Collected data entries
■ ■ ■ ■
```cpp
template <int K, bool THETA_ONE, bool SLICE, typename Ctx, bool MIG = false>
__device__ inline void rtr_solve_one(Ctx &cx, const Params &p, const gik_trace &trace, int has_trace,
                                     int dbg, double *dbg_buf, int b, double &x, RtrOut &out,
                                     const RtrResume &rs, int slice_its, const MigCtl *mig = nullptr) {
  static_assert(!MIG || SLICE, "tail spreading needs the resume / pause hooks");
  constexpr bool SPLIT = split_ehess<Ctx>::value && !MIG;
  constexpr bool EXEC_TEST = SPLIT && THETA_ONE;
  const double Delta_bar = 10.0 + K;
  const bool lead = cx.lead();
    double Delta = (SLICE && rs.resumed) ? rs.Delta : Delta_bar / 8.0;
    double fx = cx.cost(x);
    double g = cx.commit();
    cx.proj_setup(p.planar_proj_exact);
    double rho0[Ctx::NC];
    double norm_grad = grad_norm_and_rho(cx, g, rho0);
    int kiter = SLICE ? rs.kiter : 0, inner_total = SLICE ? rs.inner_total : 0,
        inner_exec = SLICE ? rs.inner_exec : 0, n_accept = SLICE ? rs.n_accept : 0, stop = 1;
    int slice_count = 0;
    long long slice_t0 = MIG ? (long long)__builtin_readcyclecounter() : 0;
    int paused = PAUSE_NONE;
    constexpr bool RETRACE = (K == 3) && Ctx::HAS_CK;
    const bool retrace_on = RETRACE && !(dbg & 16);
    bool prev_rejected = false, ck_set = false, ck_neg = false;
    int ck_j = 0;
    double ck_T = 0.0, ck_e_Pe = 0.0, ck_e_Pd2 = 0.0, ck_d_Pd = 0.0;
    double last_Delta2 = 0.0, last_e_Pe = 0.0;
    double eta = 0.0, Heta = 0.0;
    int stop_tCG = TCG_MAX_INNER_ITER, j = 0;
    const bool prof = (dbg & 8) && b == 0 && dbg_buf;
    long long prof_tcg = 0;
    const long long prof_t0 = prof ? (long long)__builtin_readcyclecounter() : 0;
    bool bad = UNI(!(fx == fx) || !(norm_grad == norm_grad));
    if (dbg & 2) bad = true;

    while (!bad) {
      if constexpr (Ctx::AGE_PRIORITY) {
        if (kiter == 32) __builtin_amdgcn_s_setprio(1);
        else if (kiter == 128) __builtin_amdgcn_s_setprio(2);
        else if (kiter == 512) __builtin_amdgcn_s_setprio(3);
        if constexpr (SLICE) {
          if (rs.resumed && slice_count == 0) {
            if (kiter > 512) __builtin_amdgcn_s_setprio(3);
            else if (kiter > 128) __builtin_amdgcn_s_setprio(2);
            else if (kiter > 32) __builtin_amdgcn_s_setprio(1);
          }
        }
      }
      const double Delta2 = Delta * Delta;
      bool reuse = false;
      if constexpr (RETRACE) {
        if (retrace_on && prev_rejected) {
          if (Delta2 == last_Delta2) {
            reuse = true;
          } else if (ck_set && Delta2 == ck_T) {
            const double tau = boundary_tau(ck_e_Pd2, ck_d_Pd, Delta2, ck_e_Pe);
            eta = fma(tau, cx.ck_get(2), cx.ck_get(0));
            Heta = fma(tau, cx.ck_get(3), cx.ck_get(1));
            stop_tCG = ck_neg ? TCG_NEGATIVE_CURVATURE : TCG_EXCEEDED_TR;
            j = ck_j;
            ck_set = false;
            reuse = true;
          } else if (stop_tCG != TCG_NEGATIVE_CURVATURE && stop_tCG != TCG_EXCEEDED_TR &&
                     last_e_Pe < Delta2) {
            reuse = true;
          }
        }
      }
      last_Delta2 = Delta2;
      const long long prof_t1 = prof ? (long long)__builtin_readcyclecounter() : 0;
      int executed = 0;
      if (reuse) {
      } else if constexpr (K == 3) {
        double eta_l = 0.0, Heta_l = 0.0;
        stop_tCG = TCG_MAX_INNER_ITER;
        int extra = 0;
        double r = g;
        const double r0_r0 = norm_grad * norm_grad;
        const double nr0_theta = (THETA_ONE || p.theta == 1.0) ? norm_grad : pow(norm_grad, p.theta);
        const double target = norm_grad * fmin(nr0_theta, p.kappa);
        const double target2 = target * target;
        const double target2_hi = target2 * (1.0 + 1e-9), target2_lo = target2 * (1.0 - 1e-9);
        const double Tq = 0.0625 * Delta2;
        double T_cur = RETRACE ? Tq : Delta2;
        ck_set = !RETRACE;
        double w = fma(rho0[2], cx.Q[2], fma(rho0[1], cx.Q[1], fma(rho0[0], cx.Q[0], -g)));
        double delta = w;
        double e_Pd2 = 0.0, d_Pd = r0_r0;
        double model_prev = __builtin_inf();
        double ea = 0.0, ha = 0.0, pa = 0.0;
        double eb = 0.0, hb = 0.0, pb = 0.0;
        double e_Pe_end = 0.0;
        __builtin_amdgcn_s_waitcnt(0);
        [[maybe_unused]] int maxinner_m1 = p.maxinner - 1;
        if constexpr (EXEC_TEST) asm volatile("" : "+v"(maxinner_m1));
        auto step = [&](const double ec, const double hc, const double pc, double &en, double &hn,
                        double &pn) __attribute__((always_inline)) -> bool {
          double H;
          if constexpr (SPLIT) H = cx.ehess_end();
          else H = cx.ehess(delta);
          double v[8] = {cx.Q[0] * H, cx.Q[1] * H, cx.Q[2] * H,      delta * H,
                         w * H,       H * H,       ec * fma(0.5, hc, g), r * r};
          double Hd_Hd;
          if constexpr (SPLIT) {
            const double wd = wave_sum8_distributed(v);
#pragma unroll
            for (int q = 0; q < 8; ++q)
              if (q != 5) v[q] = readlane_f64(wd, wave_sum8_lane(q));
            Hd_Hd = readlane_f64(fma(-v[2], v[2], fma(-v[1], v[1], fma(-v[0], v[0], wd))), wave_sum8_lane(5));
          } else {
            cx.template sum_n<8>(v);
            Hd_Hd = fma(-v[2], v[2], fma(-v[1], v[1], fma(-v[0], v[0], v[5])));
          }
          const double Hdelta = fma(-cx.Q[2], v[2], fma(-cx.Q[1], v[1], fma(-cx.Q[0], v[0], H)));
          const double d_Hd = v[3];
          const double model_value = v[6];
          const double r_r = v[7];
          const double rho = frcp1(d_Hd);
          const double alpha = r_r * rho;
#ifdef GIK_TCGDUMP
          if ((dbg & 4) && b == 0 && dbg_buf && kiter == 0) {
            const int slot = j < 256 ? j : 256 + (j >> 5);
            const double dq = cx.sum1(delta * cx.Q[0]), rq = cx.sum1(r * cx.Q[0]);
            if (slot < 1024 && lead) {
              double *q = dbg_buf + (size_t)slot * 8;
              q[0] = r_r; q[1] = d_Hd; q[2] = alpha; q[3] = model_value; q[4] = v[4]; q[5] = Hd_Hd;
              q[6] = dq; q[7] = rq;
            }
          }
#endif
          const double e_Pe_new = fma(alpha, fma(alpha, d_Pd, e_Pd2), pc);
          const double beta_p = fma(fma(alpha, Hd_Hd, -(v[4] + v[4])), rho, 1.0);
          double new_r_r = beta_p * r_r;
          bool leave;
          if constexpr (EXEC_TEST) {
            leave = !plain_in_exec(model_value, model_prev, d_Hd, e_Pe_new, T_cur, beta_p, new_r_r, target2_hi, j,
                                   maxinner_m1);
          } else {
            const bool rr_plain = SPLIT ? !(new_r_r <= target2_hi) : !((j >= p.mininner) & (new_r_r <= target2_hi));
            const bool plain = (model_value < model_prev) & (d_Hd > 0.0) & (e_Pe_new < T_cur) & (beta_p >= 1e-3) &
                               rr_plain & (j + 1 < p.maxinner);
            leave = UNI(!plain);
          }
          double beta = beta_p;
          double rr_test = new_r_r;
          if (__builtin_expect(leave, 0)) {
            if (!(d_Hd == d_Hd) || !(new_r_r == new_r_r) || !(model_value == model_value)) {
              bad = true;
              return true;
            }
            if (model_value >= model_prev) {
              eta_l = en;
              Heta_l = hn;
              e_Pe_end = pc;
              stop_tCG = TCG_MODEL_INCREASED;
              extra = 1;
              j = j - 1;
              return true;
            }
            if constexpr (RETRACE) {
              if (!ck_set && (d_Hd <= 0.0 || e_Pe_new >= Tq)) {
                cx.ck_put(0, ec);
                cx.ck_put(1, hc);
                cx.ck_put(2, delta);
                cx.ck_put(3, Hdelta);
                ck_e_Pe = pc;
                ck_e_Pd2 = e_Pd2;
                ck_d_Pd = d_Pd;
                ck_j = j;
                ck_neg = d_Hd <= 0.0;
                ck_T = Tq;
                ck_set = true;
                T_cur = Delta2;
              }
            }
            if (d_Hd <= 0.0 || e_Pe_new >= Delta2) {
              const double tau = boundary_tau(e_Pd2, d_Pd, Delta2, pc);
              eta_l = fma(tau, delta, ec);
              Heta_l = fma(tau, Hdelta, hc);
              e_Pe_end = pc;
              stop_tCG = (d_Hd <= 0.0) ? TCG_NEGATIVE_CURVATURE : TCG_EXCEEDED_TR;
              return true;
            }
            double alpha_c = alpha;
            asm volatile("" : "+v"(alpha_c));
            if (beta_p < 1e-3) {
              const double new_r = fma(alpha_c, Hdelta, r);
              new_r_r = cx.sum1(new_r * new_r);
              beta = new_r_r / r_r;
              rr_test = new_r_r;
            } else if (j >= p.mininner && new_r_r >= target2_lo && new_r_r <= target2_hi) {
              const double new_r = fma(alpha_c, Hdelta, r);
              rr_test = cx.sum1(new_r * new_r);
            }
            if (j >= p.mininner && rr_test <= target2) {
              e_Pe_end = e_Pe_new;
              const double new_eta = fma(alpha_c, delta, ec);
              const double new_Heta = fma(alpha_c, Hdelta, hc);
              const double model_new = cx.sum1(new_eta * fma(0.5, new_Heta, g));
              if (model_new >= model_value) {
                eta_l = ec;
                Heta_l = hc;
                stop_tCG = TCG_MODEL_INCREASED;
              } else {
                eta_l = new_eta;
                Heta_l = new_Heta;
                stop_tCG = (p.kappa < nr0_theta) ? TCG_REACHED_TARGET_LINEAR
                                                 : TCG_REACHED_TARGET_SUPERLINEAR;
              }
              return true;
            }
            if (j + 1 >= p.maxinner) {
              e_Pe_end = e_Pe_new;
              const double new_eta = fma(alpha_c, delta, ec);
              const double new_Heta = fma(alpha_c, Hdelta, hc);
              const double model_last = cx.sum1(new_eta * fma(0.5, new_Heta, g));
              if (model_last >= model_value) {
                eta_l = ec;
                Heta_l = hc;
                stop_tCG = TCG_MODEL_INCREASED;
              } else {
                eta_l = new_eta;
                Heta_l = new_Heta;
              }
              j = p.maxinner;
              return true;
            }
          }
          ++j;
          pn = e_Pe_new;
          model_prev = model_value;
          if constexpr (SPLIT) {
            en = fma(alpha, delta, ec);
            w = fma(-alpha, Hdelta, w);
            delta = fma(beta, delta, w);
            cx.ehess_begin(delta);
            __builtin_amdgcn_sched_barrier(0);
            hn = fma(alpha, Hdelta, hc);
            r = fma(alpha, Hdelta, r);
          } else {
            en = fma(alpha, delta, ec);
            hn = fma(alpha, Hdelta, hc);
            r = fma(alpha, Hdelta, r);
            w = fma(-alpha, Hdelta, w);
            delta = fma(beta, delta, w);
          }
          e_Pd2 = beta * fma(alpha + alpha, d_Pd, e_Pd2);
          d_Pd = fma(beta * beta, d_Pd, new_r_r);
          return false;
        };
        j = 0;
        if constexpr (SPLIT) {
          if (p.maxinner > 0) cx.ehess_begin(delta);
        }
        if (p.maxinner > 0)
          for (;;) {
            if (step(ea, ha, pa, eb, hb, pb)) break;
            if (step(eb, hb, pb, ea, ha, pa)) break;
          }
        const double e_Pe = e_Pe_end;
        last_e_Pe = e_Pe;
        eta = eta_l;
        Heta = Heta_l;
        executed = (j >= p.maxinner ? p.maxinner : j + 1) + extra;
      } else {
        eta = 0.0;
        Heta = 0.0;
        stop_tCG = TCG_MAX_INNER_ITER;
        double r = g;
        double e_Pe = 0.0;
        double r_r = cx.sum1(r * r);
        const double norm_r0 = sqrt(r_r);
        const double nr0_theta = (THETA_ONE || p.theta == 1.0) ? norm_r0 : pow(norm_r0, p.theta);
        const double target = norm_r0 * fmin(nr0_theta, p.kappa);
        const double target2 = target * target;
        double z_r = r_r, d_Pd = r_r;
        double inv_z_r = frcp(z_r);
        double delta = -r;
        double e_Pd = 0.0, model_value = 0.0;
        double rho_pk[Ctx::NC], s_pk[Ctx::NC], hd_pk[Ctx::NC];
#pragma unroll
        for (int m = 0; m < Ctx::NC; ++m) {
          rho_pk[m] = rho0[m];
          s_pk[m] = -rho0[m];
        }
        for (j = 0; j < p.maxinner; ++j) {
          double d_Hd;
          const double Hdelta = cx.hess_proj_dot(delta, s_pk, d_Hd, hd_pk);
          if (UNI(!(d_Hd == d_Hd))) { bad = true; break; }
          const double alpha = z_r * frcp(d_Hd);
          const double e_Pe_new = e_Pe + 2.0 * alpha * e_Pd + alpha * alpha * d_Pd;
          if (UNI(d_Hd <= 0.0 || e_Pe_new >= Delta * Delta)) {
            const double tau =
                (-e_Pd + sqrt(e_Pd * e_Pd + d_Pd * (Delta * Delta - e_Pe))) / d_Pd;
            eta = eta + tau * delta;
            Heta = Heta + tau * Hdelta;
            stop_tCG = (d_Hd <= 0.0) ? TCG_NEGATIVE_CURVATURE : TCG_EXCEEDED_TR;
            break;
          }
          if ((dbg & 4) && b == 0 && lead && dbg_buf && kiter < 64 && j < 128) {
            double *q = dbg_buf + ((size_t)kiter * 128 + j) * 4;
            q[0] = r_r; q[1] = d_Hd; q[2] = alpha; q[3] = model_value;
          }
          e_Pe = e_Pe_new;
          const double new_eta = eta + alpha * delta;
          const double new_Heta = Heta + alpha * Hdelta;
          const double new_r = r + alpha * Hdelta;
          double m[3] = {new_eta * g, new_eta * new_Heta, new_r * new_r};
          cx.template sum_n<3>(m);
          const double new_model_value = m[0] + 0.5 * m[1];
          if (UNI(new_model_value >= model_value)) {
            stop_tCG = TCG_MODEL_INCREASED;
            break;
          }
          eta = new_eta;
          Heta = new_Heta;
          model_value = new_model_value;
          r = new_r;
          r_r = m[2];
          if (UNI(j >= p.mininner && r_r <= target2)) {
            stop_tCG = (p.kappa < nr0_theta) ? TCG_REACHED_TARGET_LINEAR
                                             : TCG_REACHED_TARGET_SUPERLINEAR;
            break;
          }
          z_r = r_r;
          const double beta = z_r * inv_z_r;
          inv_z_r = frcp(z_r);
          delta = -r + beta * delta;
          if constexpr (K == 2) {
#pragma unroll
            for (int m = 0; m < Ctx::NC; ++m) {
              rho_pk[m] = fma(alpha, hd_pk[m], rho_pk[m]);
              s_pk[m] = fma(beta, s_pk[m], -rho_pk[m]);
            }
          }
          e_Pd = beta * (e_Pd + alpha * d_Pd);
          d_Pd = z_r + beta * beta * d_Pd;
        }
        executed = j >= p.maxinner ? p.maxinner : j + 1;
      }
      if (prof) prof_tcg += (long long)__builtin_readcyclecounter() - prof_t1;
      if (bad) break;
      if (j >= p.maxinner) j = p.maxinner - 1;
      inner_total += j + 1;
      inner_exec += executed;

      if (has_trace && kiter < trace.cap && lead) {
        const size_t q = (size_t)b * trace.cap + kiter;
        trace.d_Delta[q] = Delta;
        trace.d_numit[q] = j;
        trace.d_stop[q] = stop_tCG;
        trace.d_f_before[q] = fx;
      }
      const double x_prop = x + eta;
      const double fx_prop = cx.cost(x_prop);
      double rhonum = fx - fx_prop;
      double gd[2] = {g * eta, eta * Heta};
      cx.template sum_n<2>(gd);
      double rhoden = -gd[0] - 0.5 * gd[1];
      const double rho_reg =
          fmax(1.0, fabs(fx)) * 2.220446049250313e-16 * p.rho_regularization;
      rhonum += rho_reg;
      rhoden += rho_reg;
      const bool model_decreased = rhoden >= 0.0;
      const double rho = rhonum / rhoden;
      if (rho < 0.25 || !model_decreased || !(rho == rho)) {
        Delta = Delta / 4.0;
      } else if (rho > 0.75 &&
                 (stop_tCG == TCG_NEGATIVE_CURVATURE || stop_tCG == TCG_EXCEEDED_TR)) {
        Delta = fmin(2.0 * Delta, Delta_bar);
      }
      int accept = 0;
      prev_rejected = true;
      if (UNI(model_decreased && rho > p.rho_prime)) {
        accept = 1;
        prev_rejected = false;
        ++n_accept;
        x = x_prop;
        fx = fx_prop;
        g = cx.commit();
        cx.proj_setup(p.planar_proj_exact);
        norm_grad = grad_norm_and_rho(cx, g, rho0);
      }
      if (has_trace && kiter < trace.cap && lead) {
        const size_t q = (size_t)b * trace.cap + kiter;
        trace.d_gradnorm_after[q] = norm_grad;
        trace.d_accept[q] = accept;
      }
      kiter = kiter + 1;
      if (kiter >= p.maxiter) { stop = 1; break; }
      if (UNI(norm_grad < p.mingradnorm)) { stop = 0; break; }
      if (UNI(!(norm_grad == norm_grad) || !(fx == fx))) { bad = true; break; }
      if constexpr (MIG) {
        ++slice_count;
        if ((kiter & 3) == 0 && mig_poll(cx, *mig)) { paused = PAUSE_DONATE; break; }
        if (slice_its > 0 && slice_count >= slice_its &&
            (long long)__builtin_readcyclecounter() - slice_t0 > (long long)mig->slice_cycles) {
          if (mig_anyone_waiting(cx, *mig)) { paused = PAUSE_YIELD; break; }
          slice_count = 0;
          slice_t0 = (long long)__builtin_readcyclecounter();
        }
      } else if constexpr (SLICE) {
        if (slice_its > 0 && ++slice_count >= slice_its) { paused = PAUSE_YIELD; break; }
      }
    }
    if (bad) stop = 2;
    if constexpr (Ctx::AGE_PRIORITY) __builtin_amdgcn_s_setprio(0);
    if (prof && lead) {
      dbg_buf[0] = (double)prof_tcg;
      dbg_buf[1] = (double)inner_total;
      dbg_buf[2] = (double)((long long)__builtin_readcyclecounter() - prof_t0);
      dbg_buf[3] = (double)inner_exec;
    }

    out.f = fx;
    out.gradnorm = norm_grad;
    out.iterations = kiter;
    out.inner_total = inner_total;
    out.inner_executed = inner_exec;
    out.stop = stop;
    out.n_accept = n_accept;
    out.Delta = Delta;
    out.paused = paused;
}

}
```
■ ■ ■ ■
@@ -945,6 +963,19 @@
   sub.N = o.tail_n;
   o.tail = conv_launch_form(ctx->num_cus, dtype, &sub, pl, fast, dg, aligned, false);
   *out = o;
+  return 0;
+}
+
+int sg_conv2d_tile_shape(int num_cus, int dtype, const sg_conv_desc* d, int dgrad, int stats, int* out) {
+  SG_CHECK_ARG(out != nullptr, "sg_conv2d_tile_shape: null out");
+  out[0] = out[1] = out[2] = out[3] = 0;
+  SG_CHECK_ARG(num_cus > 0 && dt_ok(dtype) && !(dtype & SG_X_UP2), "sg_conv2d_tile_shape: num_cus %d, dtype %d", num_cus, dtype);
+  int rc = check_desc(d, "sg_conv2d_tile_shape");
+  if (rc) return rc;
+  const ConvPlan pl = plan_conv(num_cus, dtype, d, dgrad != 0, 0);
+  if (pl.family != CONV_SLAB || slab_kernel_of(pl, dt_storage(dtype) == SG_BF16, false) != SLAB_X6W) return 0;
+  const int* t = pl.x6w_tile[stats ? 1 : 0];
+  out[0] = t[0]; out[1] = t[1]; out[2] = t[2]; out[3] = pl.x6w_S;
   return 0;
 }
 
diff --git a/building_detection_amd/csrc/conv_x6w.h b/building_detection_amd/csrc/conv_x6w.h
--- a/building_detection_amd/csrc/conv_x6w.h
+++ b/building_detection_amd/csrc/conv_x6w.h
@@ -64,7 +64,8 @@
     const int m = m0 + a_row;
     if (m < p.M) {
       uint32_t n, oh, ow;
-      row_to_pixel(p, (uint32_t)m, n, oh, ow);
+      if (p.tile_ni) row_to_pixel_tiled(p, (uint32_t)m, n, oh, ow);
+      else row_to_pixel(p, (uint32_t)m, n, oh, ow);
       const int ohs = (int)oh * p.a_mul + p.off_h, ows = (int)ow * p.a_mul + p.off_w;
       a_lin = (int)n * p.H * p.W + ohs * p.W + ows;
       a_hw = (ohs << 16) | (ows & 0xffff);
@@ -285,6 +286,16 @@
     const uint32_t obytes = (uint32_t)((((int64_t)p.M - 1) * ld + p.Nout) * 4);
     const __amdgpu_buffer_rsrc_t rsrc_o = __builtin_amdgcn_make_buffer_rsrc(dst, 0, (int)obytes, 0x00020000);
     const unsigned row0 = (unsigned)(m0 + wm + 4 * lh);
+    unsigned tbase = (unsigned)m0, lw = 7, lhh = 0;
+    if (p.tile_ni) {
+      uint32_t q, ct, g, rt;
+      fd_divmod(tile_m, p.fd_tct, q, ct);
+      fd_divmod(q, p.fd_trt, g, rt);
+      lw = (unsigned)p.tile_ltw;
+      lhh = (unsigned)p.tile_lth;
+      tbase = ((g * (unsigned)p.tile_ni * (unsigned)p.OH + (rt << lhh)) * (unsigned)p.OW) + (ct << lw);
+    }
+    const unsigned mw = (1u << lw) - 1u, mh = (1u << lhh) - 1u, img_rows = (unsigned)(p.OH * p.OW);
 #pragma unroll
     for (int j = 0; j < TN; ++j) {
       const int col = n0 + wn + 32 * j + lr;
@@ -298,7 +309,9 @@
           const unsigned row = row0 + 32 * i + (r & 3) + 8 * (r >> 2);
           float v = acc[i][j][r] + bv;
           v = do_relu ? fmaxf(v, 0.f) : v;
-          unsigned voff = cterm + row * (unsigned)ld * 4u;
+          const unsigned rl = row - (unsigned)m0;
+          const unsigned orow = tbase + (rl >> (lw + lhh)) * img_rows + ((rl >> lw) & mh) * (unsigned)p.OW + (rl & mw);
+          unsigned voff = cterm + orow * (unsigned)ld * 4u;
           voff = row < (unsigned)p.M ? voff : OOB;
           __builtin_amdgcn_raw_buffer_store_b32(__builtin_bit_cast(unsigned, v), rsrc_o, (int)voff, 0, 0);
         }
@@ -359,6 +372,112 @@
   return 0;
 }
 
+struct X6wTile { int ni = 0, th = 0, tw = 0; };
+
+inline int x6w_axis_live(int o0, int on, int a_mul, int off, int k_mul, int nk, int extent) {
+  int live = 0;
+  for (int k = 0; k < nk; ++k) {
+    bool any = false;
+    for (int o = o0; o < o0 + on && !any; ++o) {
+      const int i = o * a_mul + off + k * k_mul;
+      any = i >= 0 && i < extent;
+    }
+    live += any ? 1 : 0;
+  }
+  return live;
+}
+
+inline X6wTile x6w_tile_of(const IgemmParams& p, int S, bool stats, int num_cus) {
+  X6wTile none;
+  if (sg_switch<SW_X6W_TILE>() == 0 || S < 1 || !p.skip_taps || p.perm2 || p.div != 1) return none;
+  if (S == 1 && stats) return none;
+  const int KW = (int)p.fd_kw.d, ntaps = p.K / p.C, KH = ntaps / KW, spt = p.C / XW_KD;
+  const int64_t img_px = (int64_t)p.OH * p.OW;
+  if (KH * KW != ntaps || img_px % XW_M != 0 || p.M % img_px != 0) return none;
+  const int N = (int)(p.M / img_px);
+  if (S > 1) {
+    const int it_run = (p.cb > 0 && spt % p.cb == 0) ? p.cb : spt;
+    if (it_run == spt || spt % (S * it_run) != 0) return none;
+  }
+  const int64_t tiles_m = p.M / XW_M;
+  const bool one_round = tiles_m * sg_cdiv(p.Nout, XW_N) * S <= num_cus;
■ ■ ■ ■
Only a number is required here: the count of lines in these entries that hold "paused".

5